▸ What this task involves:
Scan the listing below for the word "active", then copy each line that has it.
*** Dataset content
static int seg_backbone(Exec& E) {
  Model* M = E.M;
  const Variant& v = M->def.v;
  const int cat14 = E.cat14, cat11 = E.cat11, sc = v.c5 / 2;
  const View x2{M->X2, v.c2, 0}, x3{M->X3, v.c3, 0}, x5{M->X5, v.c4, 0}, x7{M->X7, v.c5, 0},
      x8{M->X8, v.c5, 0}, sp{M->SP, 4 * sc, 0};
  const View p3{M->CAT14, cat14, v.h12}, p4{M->CAT11, cat11, v.c5}, p5{M->CAT20, E.cat20, v.h18},
      n4{M->CAT17, E.cat17, v.h15}, c11{M->CAT11, cat11, 0}, c14{M->CAT14, cat14, 0};
  const bool vcat = !E.f8;
  const VIn vin12{p5, 1, p4, v.c5}, vin15{n4, 1, p3, v.h12};
  const int c4 = v.c3 / 2;
  const bool f4 = c4 == 16 ? E.fuse_c2f : E.fuse_c2f32;
  const int c4cs = E.c2f_will_fuse(c4, v.nm, f4, 0, NO_VIEW, p3) ? 2 * c4 : (2 + v.nm) * c4;
  const bool chained = M->fuse_cv1 && E.fusing &&
                       E.conv_chain("model.3", x2, 2, x3, "model.4.cv1", View{M->C4, c4cs, 0});
  if (!chained) E.conv("model.3", {x2, 2, x3});
  E.c2f("model.4", {x3, 3, p3}, M->C4, v.c3, v.nm, true, f4, chained);
  E.conv("model.5", {p3, 3, x5});
  E.c2f("model.6", {x5, 4, p4}, M->C6, v.c4, v.nm, true);
  E.conv("model.7", {p4, 4, x7});
  E.c2f("model.8", {x7, 5, x8}, M->C8, v.c5, v.nb, true);
  E.conv("model.9.cv1", {x8, 5, sp});
  if (!E.status)
    E.status =
        E.f8 ? launch_sppf_pool_fp8((uint8_t*)E.ptr(M->SP), E.B, M->map_h[5], M->map_w[5], sc, E.s)
             : launch_sppf_pool((bf16_t*)E.ptr(M->SP), E.B, M->map_h[5], M->map_w[5], sc, E.s);
  E.conv("model.9.cv2", {sp, 5, p5, 0, vcat ? NO_VIEW : c11, vcat ? 0 : 1});
  E.c2f("model.12", {c11, 4, n4, 0, vcat ? NO_VIEW : c14, vcat ? 0 : 1, NO_VIEW, vcat ? &vin12 : nullptr},
        M->C12, v.h12, v.nb, false);
  E.c2f("model.15", {c14, 3, View{M->X15, v.h15, 0}, 0, NO_VIEW, 0, NO_VIEW, vcat ? &vin15 : nullptr},
        M->C15, v.h15, v.nb, false, v.h15 / 2 == 16 ? E.fuse_c2f : E.fuse_c2f32);
  return E.status;
}

static int seg_heads(Exec& E, float* raw_out, float conf, void* cand, int cand_cap, int* cand_n) {
  Model* M = E.M;
  const Variant& v = M->def.v;
  const int B = E.B;
  const View c17{M->CAT17, E.cat17, 0}, c20{M->CAT20, E.cat20, 0};
  const View P[3] = {View{M->X15, v.h15, 0}, View{M->X18, v.h18, 0}, View{M->X21, v.h21, 0}};
  const int dcs = v.c2d + v.c3p, hcs = v.hcs;
  const bool fuse_head = v.c2d % 8 == 0 && v.c3p % 8 == 0;
  const bool fork =
      M->head_streams && B >= 8 && M->side[0] && M->side[1] && !M->prof.active();
  const hipStream_t main_s = E.s;
  const bool fixed_head = fuse_head && !E.f8 && !raw_out && cand && v.c2d == 64 &&
                          (v.nc == 80 || v.nc <= 64) && v.c3p == (v.nc == 80 ? 80 : 64);
  const bool sparse =
      fixed_head && (M->head_sparse == 1 ||
                     (M->head_sparse == 2 && conf >= kSparseAutoConf && B >= kSparseAutoBatch));
  HeadLevel hl[3] = {};
  HeadBoxLevel hbx[3] = {};
  auto head_level = [&](int i) {
    const std::string a = M->def.head + "cv2." + std::to_string(i),
                      c = M->def.head + "cv3." + std::to_string(i);
    const View da{M->DA[i], dcs, 0}, fb{M->DB[i], dcs, 0}, fc{M->DB[i], dcs, v.c2d},
        lg{M->HD[i], hcs, 0};
    E.conv_pair(a + ".0", P[i], c + ".0", P[i], 3 + i, da);
    if (sparse) {
      const ConvSpec* p1 = E.spec(a + ".1");
      if (!p1) return E.status;
      E.conv_in_sparse(a + ".1", {da, 3 + i, fb});
      E.conv(c + ".1", {View{M->DA[i], dcs, v.c2d}, 3 + i, fc});
      hbx[i] = HeadBoxLevel{(const bf16_t*)E.ptr(M->DA[i]), dcs, E.wptr(*p1), E.bptr(*p1)};
    } else {
      E.conv_pair(a + ".1", da, c + ".1", View{M->DA[i], dcs, v.c2d}, 3 + i, fb);
    }
    HeadLevel& L = hl[i];
    L.logits = (const float*)E.ptr(M->HD[i]);
    L.H = M->map_h[3 + i];
    L.W = M->map_w[3 + i];
    L.cs = hcs;
    L.stride = (float)(8 << i);
    if (!fuse_head) {
      E.conv_pair(a + ".2", fb, c + ".2", fc, 3 + i, lg);
      return E.status;
    }
    const ConvSpec *pa = E.spec(a + ".2"), *pc = E.spec(c + ".2");
    if (!pa || !pc) return E.status;
    const ConvSpec &sa = *pa, &sc = *pc;
    E.trace(sa, {fb, 3 + i, lg});
    E.trace(sc, {fc, 3 + i, View{M->HD[i], hcs, 4 * v.reg}});
    L.feat = (const bf16_t*)E.ptr(M->DB[i]);
    L.feat_cs = dcs;
    L.cin_b = sa.pcin;
    L.cin_c = sc.pcin;
    L.w_box = E.wptr(sa);
    L.w_cls = E.wptr(sc);
    L.b_box = E.bptr(sa);
    L.b_cls = E.bptr(sc);
    L.logits_out = raw_out ? (float*)E.ptr(M->HD[i]) : nullptr;
    return E.status;
  };
  auto forked_head = [&](int i) {
    if (!fork) return head_level(i);
    int e = hip_check(hipEventRecord(M->ev_fork[i], main_s), "head fork hipEventRecord");
    if (!e) e = hip_check(hipStreamWaitEvent(M->side[i], M->ev_fork[i], 0), "head fork wait");
    if (e) return E.status = e;
    E.s = M->side[i];
    const int r = head_level(i);
    e = hip_check(hipEventRecord(M->ev_join[i], M->side[i]), "head join hipEventRecord");
    E.s = main_s;
    if (!r && e) E.status = e;
    return r ? r : e;
  };
  const bool v5 = v.family == kFamilyV5u;
  if (E.status || forked_head(0)) return E.status;
  E.conv(v5 ? "model.18" : "model.16", {P[0], 3, c17});
  if (v5)
    E.c3("model.20", {c17, 4, P[1]}, M->C18, v.h18, v.nb, false);
  else
    E.c2f("model.18", {c17, 4, P[1]}, M->C18, v.h18, v.nb, false);
  if (E.status || forked_head(1)) return E.status;
  E.conv(v5 ? "model.21" : "model.19", {P[1], 4, c20});
  if (v5)
    E.c3("model.23", {c20, 5, P[2]}, M->C21, v.h21, v.nb, false);
  else
    E.c2f("model.21", {c20, 5, P[2]}, M->C21, v.h21, v.nb, false);
  if (E.status || head_level(2)) return E.status;
  if (fork)
    for (int i = 0; i < 2 && !E.status; ++i)
      E.status = hip_check(hipStreamWaitEvent(main_s, M->ev_join[i], 0), "head join wait");
  if (E.status) return E.status;
  if (M->prof.active()) M->prof.n_fwd++;
  const int st = launch_detect_decode(hl, 3, B, v.nc, v.reg, conf, raw_out, (Cand*)cand, cand_cap,
                                      cand_n, E.s, &M->head_form, sparse);
  if (st || !sparse) return st;
  return launch_head_box(hl, hbx, 3, B, v.reg, (Cand*)cand, cand_cap, cand_n, E.s);
}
******
▸ Solution for this problem:
      M->head_streams && B >= 8 && M->side[0] && M->side[1] && !M->prof.active();
  if (M->prof.active()) M->prof.n_fwd++;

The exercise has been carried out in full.